All in all, if investors want a physically backed gold ETF, the IAU is the way to go.
Gold ETFs to Buy Today: Sprott Gold Miners ETF (SGDM)
With a solid long-term track record in the commodities space, Eric Sprott is no slouch when it comes to gold investing.
One of his missions has been to make gold and natural resource investing available to regular retail investors, and the latest gold ETF to bear his name is the Sprott Gold Miners ETF (NYSEARCA:SGDM).
As the name implies, SGDM bets on the miners of the precious metals. By buying the gold miners, investors can gain additional leverage thanks to the sector’s fixed costs of production.
However, unlike most other gold miner funds, SGDM is a “smart beta” fund.
SGDM tracks the Sprott Zacks Gold Miners Index — an index that uses various sscreens to find gold miners with the highest “gold beat,” or sensitivity to gold’s price movements. It then adds other requirements that look at profitability and revenue growth. This creates a different (and theoretically better) gold ETF than some other miner-focused funds.
I say “in theory” because in its short life (it launched in July 2014), SGDM hasn’t performed too well. In fact, its -32% return has been downright horrible.
However, it should realize any price movement in gold better than rivals as rebound takes place.
Expenses for the fund run at just 0.57%.
Gold ETFs to Buy Today: AdvisorShares Gartman Gold/Euro ETF (GEUR)
One of the reasons why gold — along with most commodities — has been in the dumps lately is because of the strong U.S. dollar. It takes fewer has to do with the rising U.S. dollar. In short, gold is priced in dollars, so when the dollar strengthens, it takes fewer greenbacks to buy the same amount of gold — which naturally lowers the metal’s price.

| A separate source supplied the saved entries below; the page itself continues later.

# parlance/ctcdecode

Hardware: AMD Instinct MI355X
Metric: utterances/sec at B=256 T=1000 V=29 beam=100 (higher is better)
Workload: dtype f32; 1 GPU; BASELINE.json configs[1]: CTC prefix beam search, no LM, log-softmax of N(0,1) logits; HBM-resident tensors (input in HBM, the four result tensors left in HBM: `e2e`, with --full, is the host-to-host call); utterances_per_gpu=256, frames=1000, vocab=29, beam_width=100, cutoff_top_n=29, global_batch=256, ranks=1, devices_visible=1, parallelism=single GPU, threads_per_workgroup=default

## Files before the change

ctcdecode_amd/csrc/beam_core.h:

```cpp
#pragma once
#include <stddef.h>
#include <stdint.h>

#include "exact_math.h"
#include "exact_math_f64.h"
#include "lm_tables.h"
#include "stl_emul.h"
#if defined(CTC_ASSUME_CHECKED)
#include <cstdio>
#include <cstdlib>
#endif

#define CTC_RARE(x) __builtin_expect(!!(x), 0)
#if !defined(CTC_SPEC_UP)
#define CTC_SPEC_UP 1.5f
#endif
#if !defined(CTC_SPEC_DN)
#define CTC_SPEC_DN 0.7f
#endif
#if !defined(CTC_SPEC_OVER_SHIFT)
#define CTC_SPEC_OVER_SHIFT 2
#endif
#define CTC_USUAL(x) __builtin_expect(!!(x), 1)

namespace ctcbeam {

struct alignas(16) Int4v { int x, y, z, w; };

struct PoolNode {
  int32_t parent;
  float lpc;
  uint32_t cht;
  CTC_HD int ch() const { const uint32_t c = cht & 0xFFFFu; return c == 0xFFFFu ? -1 : (int)c; }
  CTC_HD static uint32_t pack(int ch, int tstep) { return ((uint32_t)ch & 0xFFFFu) | ((uint32_t)tstep << 16); }
};

struct EkWide { uint64_t k; uint32_t slot, pad; };
template <bool HUGE> struct EkOps;
template <> struct EkOps<false> {
  using E = uint64_t; using Pos = uint16_t;
  CTC_HD static E make(uint64_t key48v, int slot) { return (key48v << 16) | (uint64_t)slot; }
  CTC_HD static uint64_t key(const E &e) { return e >> 16; }
  CTC_HD static int slot(const E &e) { return (int)(e & 0xFFFFu); }
};
template <> struct EkOps<true> {
  using E = EkWide; using Pos = uint32_t;
  CTC_HD static E make(uint64_t key48v, int slot) { E e; e.k = key48v; e.slot = (uint32_t)slot; e.pad = 0; return e; }
  CTC_HD static uint64_t key(const E &e) { return e.k; }
  CTC_HD static int slot(const E &e) { return (int)e.slot; }
};

enum : uint32_t { T_SELF = 0, T_CHILD = 1, T_REVIVED = 2, T_HOLE = 3 };
enum : int { ST_OK = 0, ST_POOL_OVERFLOW = 1, ST_BAD_CONFIG = 2 };

constexpr int kMaxBeam = 16383;
constexpr int kMaxVocab = 65534;
constexpr int kIntMax = 0x7fffffff;

CTC_HD uint32_t ord_f32(float f) {
  const uint32_t u = ctcmath::f32_to_bits(f + 0.0f);
  return u ^ ((uint32_t)((int32_t)u >> 31) | 0x80000000u);
}
CTC_HD uint32_t ord_f32_raw(float f) {
  const uint32_t u = ctcmath::f32_to_bits(f);
  return u ^ ((uint32_t)((int32_t)u >> 31) | 0x80000000u);
}
CTC_HD float unord_f32(uint32_t k) {
  return ctcmath::bits_to_f32((k & 0x80000000u) ? (k ^ 0x80000000u) : ~k);
}
CTC_HD uint32_t mk_info(int ch, uint32_t type, int entry) {
  return ((uint32_t)(0xFFFF - (ch + 1)) << 16) | (type << 14) | (uint32_t)entry;
}
CTC_HD uint32_t info_type(uint32_t info) { return (info >> 14) & 3u; }
CTC_HD int info_entry(uint32_t info) { return (int)(info & 0x3FFFu); }
CTC_HD int info_ch(uint32_t info) { return 0xFFFF - (int)(info >> 16) - 1; }
CTC_HD uint64_t key48(uint32_t skey, uint32_t info) { return ((uint64_t)skey << 16) | (info >> 16); }
constexpr uint32_t kHoleInfo = T_HOLE << 14;

struct Beam {
  int *node, *par, *ch, *dep, *lcp, *via, *viaanc, *viach;
  int *up;
  float *bprev, *nbprev, *score, *lpc;
  int *lmst, *lmcl;
  int *acc_lo, *acc_hi;
  int *dn, *dmlo, *dmhi, *dfc;
  int *spc_lo, *spc_hi;
  int *spst, *spcl;
};
constexpr int kBeamArrays = 13, kBeamArraysLm = 12;

struct Dims {
  int K;
  int V;
  int Vc_max;
  int use_rank_table;
  int lm;
  CTC_HD int S_max() const { return K * (2 + Vc_max); }
};

enum {
  VAR_STATUS = 0, VAR_CUT, VAR_TAUC,
  VAR_INTO,
  VAR_FB0 = 4, VAR_FB1, VAR_FB2, VAR_FB3,
  VAR_TAU = 8, VAR_G, VAR_E,
  VAR_DANGER,
  VAR_PAR0 = 12,
  P_NPIN = 0, P_LCOUNT, P_NMAXKEY, P_NMINKEY, P_NCAND, P_SIZE = 8,
  VAR_SPEC = VAR_PAR0 + 2 * P_SIZE, SP_THR = 0, SP_WLOG, SP_ANCHOR, SP_PRED, SP_BEST, SP_MARGIN, SP_GAP, SP_ROWMAX,
  VAR_ROWMAX = VAR_SPEC + SP_ROWMAX,
  VAR_QSTAT = VAR_SPEC + 9,
  VAR_LMMISS = VAR_SPEC + 8,
  VAR_LMQ = VAR_SPEC + 10,
  VAR_HOTN = VAR_SPEC + 4,
  VAR_COUNT = VAR_SPEC + 12
};
constexpr int kBins = 1024;
constexpr int kBinsLog = 10;
constexpr int kListCap = 128;
constexpr int kSmallK = 128, kSmallV = 32;
constexpr int kMidK = 112, kMidVc = 40, kMidV = 10240;
constexpr int kWideK = 500, kWideV = 29;
CTC_HD constexpr Dims fixed_layout_dims(bool lm = false) { return Dims{kSmallK, kSmallV, kSmallV, 1, lm ? 1 : 0}; }
CTC_HD bool fits_fixed_layout(const Dims &d) { return d.K <= kSmallK && d.V <= kSmallV && d.Vc_max <= kSmallV; }
CTC_HD constexpr Dims mid_layout_dims() { return Dims{kMidK, kMidV, kMidVc, 1, 0}; }
CTC_HD bool fits_mid_layout(const Dims &d) { return d.K <= kMidK && d.V <= kMidV && d.Vc_max <= kMidVc && d.use_rank_table && !d.lm; }
CTC_HD constexpr Dims wide_layout_dims() { return Dims{kWideK, kWideV, kWideV, 0, 0}; }
CTC_HD bool fits_wide_layout(const Dims &d) { return d.K <= kWideK && d.V <= kWideV && d.Vc_max <= kWideV && !d.use_rank_table && !d.lm; }
constexpr int kHotCap = 256;
#if !defined(CTC_SERIAL_CUT)
#define CTC_SERIAL_CUT 12
#endif
constexpr int kSerialCut = CTC_SERIAL_CUT;
constexpr int kExpress = 32;
enum Event { EV_FRAMES, EV_CANDIDATES, EV_EXACT, EV_INTERNAL, EV_PINNED, EV_LPC_UPDATE, EV_DEAD_PARENT, EV_REVIVE_CAND, EV_REVIVED, EV_WALK,
             EV_WALK_HOPS, EV_FAST_SELECT, EV_SINGLE_KEY, EV_BUCKET_KEYS, EV_SPEC_OK, EV_SPEC_UNDER, EV_SPEC_OVER, EV_SPEC_OTHER, EV_SPEC_HOT,
             EV_SLOW_BELOW, EV_SLOW_CROWDED, EV_SLOW_SINGLE, EV_SLOW_ROUNDS, EV_TIE_FRAMES, EV_TIE_KEYS, EV_TIE_BIG, EV_WIDE_LIST, EV_HOT_LIST, EV_COUNT };

struct Work {
  Beam cur, nxt, beam0;
  size_t beam_blk;
  size_t beam_blk_far;
  size_t blk_via, blk_lm;
  int *e, *anc, *ostart, *cstart, *pinr, *revr;
  int *ancbuf, *acntbuf;
  uint32_t *hit;
  float *b_new, *nb_new, *sc_new, *rev_lpc;
  int *cch;
  float *clp;
  float *clpbuf;
  int16_t *rank_of;
  uint32_t *skey, *sinfo, *pos;
  int *surv;
  uint64_t *ek;
  uint16_t *lr;
  uint32_t *wpre;
  int *bins;
  int *hotge;
  int *lcpst;
  uint32_t *list;
  int *lslot;
  uint32_t *bitmap;
  int *fin, *sstack;
  int stage_skey;
  int *apos;
  int *vars;
};

template <class P>
CTC_HD P *carve_ptr(char *&p, size_t count) {
  P *r = reinterpret_cast<P *>(p);
  p += ((count * sizeof(P) + 15) / 16) * 16;
  return r;
}

template <int BIG, bool FARREP = false>
CTC_HD size_t carve(Work &w, char *base, char *far, const Dims &d, size_t *far_bytes) {
  char *p = base;
  char *q = far;
  constexpr bool deep = BIG >= 2;
  constexpr bool huge = BIG >= 3;
  const size_t K = (size_t)d.K, S = (size_t)d.S_max();
  const size_t Kr = ((K * 4 + 15) / 16) * 16;
  Beam *bs[2] = {&w.cur, &w.nxt};
  constexpr bool lm_far = BIG != 0;
  const size_t n_lm = d.lm ? (size_t)kBeamArraysLm : 0;
  w.beam_blk = (size_t)(kBeamArrays - (deep ? 3 : 0) + (lm_far ? 0 : n_lm)) * Kr;
  w.beam_blk_far = ((deep ? 3 : 0) + (lm_far ? n_lm : 0)) * Kr;
  w.blk_via = deep ? w.beam_blk_far : w.beam_blk;
  w.blk_lm = lm_far ? w.beam_blk_far : w.beam_blk;
  for (int i = 0; i < 2; ++i) {
    Beam &b = *bs[i];
    char *f = q + (size_t)i * w.beam_blk_far;
    b.node = carve_ptr<int>(p, K); b.par = carve_ptr<int>(p, K); b.ch = carve_ptr<int>(p, K);
    b.dep = carve_ptr<int>(p, K); b.lcp = carve_ptr<int>(p, K);
    char *&pv3 = deep ? f : p;
    b.via = carve_ptr<int>(pv3, K); b.viaanc = carve_ptr<int>(pv3, K); b.viach = carve_ptr<int>(pv3, K);
    b.up = carve_ptr<int>(p, K);
    b.bprev = carve_ptr<float>(p, K); b.nbprev = carve_ptr<float>(p, K); b.score = carve_ptr<float>(p, K);
    b.lpc = carve_ptr<float>(p, K);
    const size_t Kl = d.lm ? K : 0;
    char *&pl = lm_far ? f : p;
    b.lmst = carve_ptr<int>(pl, Kl); b.lmcl = carve_ptr<int>(pl, Kl); b.acc_lo = carve_ptr<int>(pl, Kl); b.acc_hi = carve_ptr<int>(pl, Kl);
    b.dn = carve_ptr<int>(pl, Kl); b.dmlo = carve_ptr<int>(pl, Kl); b.dmhi = carve_ptr<int>(pl, Kl); b.dfc = carve_ptr<int>(pl, Kl);
    b.spc_lo = carve_ptr<int>(pl, Kl); b.spc_hi = carve_ptr<int>(pl, Kl); b.spst = carve_ptr<int>(pl, Kl); b.spcl = carve_ptr<int>(pl, Kl);
  }
  q += 2 * w.beam_blk_far;
  w.beam0 = w.cur;
  w.e = carve_ptr<int>(p, K); w.ancbuf = carve_ptr<int>(p, 2 * K); w.acntbuf = carve_ptr<int>(p, 2 * K); w.anc = w.ancbuf;
  w.ostart = carve_ptr<int>(p, K);
  w.cstart = carve_ptr<int>(p, K);
  w.pinr = carve_ptr<int>(deep ? q : p, K);
  w.revr = carve_ptr<int>(deep ? q : p, K); w.hit = carve_ptr<uint32_t>(p, 2 * K);
  w.b_new = carve_ptr<float>(p, K); w.nb_new = carve_ptr<float>(p, K); w.sc_new = carve_ptr<float>(p, K);
  w.rev_lpc = carve_ptr<float>(deep ? q : p, K);
  w.cch = carve_ptr<int>(p, (size_t)d.Vc_max);
  w.clpbuf = carve_ptr<float>(p, 2 * (size_t)d.Vc_max); w.clp = w.clpbuf;
  w.rank_of = carve_ptr<int16_t>(p, d.use_rank_table ? (size_t)d.V : 0);
  w.skey = carve_ptr<uint32_t>(deep ? q : p, S);
  w.surv = carve_ptr<int>(p, 3 * K + 4);
  const size_t lcap = (d.K <= kSmallK && d.Vc_max <= kMidVc) ? (size_t)kHotCap + 64 : (size_t)kListCap + 4;
  w.bins = carve_ptr<int>(p, kBins + kBins / 16 + 4); w.list = carve_ptr<uint32_t>(p, lcap);
  w.lslot = carve_ptr<int>(p, lcap);
  w.hotge = carve_ptr<int>(p, lcap > (size_t)kListCap + 4 ? (size_t)kHotCap : 0);
#if defined(CTC_EXP_LCP_TABLE)
  w.lcpst = carve_ptr<int>(p, (lcap > (size_t)kListCap + 4 && !d.lm) ? (size_t)7 * kSmallK : 0);
#else
  w.lcpst = nullptr;
#endif
  w.bitmap = carve_ptr<uint32_t>(huge ? q : p, 2 * ((S + 63) / 64 + 17));
  w.wpre = huge ? carve_ptr<uint32_t>(q, (S + 63) / 64 + 2) : reinterpret_cast<uint32_t *>(w.bins);
  w.fin = carve_ptr<int>(BIG ? q : p, d.lm ? 2 * K : K);
  w.apos = carve_ptr<int>(BIG ? q : p, K);
  w.sstack = carve_ptr<int>(p, 3 * (2 * 32 + 2));
  w.vars = carve_ptr<int>(p, VAR_COUNT);
  w.sinfo = carve_ptr<uint32_t>(p, BIG ? K : S);
  w.pos = carve_ptr<uint32_t>(BIG ? q : p, K + 2);
  char *&rr = (BIG || FARREP) ? q : p;
  w.ek = carve_ptr<uint64_t>(rr, huge ? 2 * S : S); w.lr = carve_ptr<uint16_t>(rr, (2 * S + 2) * (huge ? 2 : 1));
  w.stage_skey = deep ? 0 : 1;
  if (far_bytes) *far_bytes = (size_t)(q - far);
  return (size_t)(p - base);
}

struct StreamState {
  int *hdr;
  int *arrays;
  int finish;
};
enum { SH_FRAMES = 0, SH_N, SH_POOL, SH_WLOG, SH_MAXKEY, SH_DANGER, SH_MINKEY,
       SH_SP_PRED, SH_SP_GAP, SH_SP_MARGIN,
       SH_WORDS = 12 };
constexpr int kStateArrays = 14;
constexpr int kStateArraysLm = kStateArrays + kBeamArraysLm;
CTC_HD int state_arrays(int lm) { return lm ? kStateArraysLm : kStateArrays; }

struct StepIn {
  int t;
  int Vc;
  int blank_rank;
  int identity;
  float blank_prob;
};


CTC_HD int div_p2(int v, int d) { return v >> __builtin_ctz((unsigned)d); }
CTC_HD int ceil_div_p2(int v, int d) { return div_p2(v + d - 1, d); }

CTC_HD double ctc_log_f64(double v) {
  return ctcmath::log_f64(v, ctcmath::tables64());
}

CTC_HD int ceil_log2_u32(uint32_t v) {
  return v <= 1u ? 0 : 32 - __builtin_clz(v - 1u);
}
CTC_HD int ceil_log2_u64(uint64_t v) {
  return v <= 1 ? 0 : 64 - __builtin_clzll(v - 1);
}

struct OutRefs {
  int32_t *tok, *ts;
  float *score;
  int32_t *len;
  int32_t *n_results;
  int K, T_stride;
  int32_t *c_hdr, *c_ent;
  uint32_t *c_rag;
  unsigned *c_count;
  unsigned c_cap;
  int32_t *m_hdr, *m_ent, *m_done;
  uint32_t *m_rag;
  unsigned m_cap;
};
enum : int { ST_COMPACT_OVERFLOW = 3, ST_INPUT_TIMEOUT = 4,
             ST_NEED_HOST = 5,
             ST_CB_DANGER = 6 };

struct SlotCtx {
  const Beam *pb;
  int n, Vnb, brank;
  uint64_t vmagic;
};

template <class X>
struct FullSyncView {
  X &x;
  CTC_HD int tid() const { return x.tid(); }
  CTC_HD int nt() const { return x.nt(); }
  CTC_HD void sync() { x.sync_full(); }
  CTC_HD int uni(int v) const { return x.uni(v); }
  CTC_HD void block_scan_u32(uint32_t mine, uint32_t *base_out, uint32_t *total_out) { x.block_scan_u32(mine, base_out, total_out); }
  CTC_HD int lanes() const { return x.lanes(); }
  CTC_HD auto ballot(bool p) const { return x.ballot(p); }
  template <class M> CTC_HD int count(M m) const { return x.count(m); }
  template <class M> CTC_HD int count_below(M m) const { return x.count_below(m); }
  CTC_HD uint32_t first_lane(uint32_t v) const { return x.first_lane(v); }
};

#if defined(CTC_ASSUME_CHECKED)
#define CTC_ASSUME(c) do { if (!(c)) { std::fprintf(stderr, "beam_core.h:%d: assumption violated: %s\n", __LINE__, #c); std::abort(); } } while (0)
#elif defined(__clang__)
#define CTC_ASSUME(c) __builtin_assume(c)
#else
#define CTC_ASSUME(c) do { if (!(c)) __builtin_unreachable(); } while (0)
#endif
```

The AdvisorShares Gartman Gold/Euro ETF (NYSEARCA:GEUR) steps around that issue by using not dollars to buy gold, but the euro.
This gold ETF goes long gold futures — betting on price increases — while shorting euro currency futures. In short, that provides less downside on an investor’s gold position as the dollar rises. Conversely, should the dollar fall, GEUR and its euro-priced gold should get a boost.
The relationship has worked. Since its inception in February 2014, GEUR has improved 4% vs. a 13% decline for GLD. The difference in returns has only accelerated in recent months as the dollar has continued to strengthen against the euro.
GEUR is not a one-size-fits-all ETF — it’s a very targeted strategy for a particular economic climate. It’s also expensive compared to most other gold ETFs, charging 0.77% in operating expenses.
Gold ETFs to Buy Today: Credit Suisse Gold Shares Covered Call ETN (GLDI)
Once of the biggest problems that some investors have with gold is that it doesn’t pay any sort of dividend. It basically just sits there and shines.
However, it’s not impossible to get income out of gold.
The Credit Suisse Gold Shares Covered Call ETN (NASDAQ:GLDI) owns and sells covered call options on the previously mentioned GLD. These call option premiums generate additional income for the fund, which GLDI then pays out monthly to investors. That income is meant to help hedge losses when gold prices are on the decline … and if the markets drift sideways, that income can boost returns.
According to its last year of payments, GLDI offers a whopping 12% yield. That huge dividend, along with the general protection offered by gold when things get rocky, can make GLDI an invaluable addition to a diversified portfolio.
GLDI charges 0.65% in expenses.
As of this writing, Aaron Levitt did not hold a position in any of the aforementioned securities.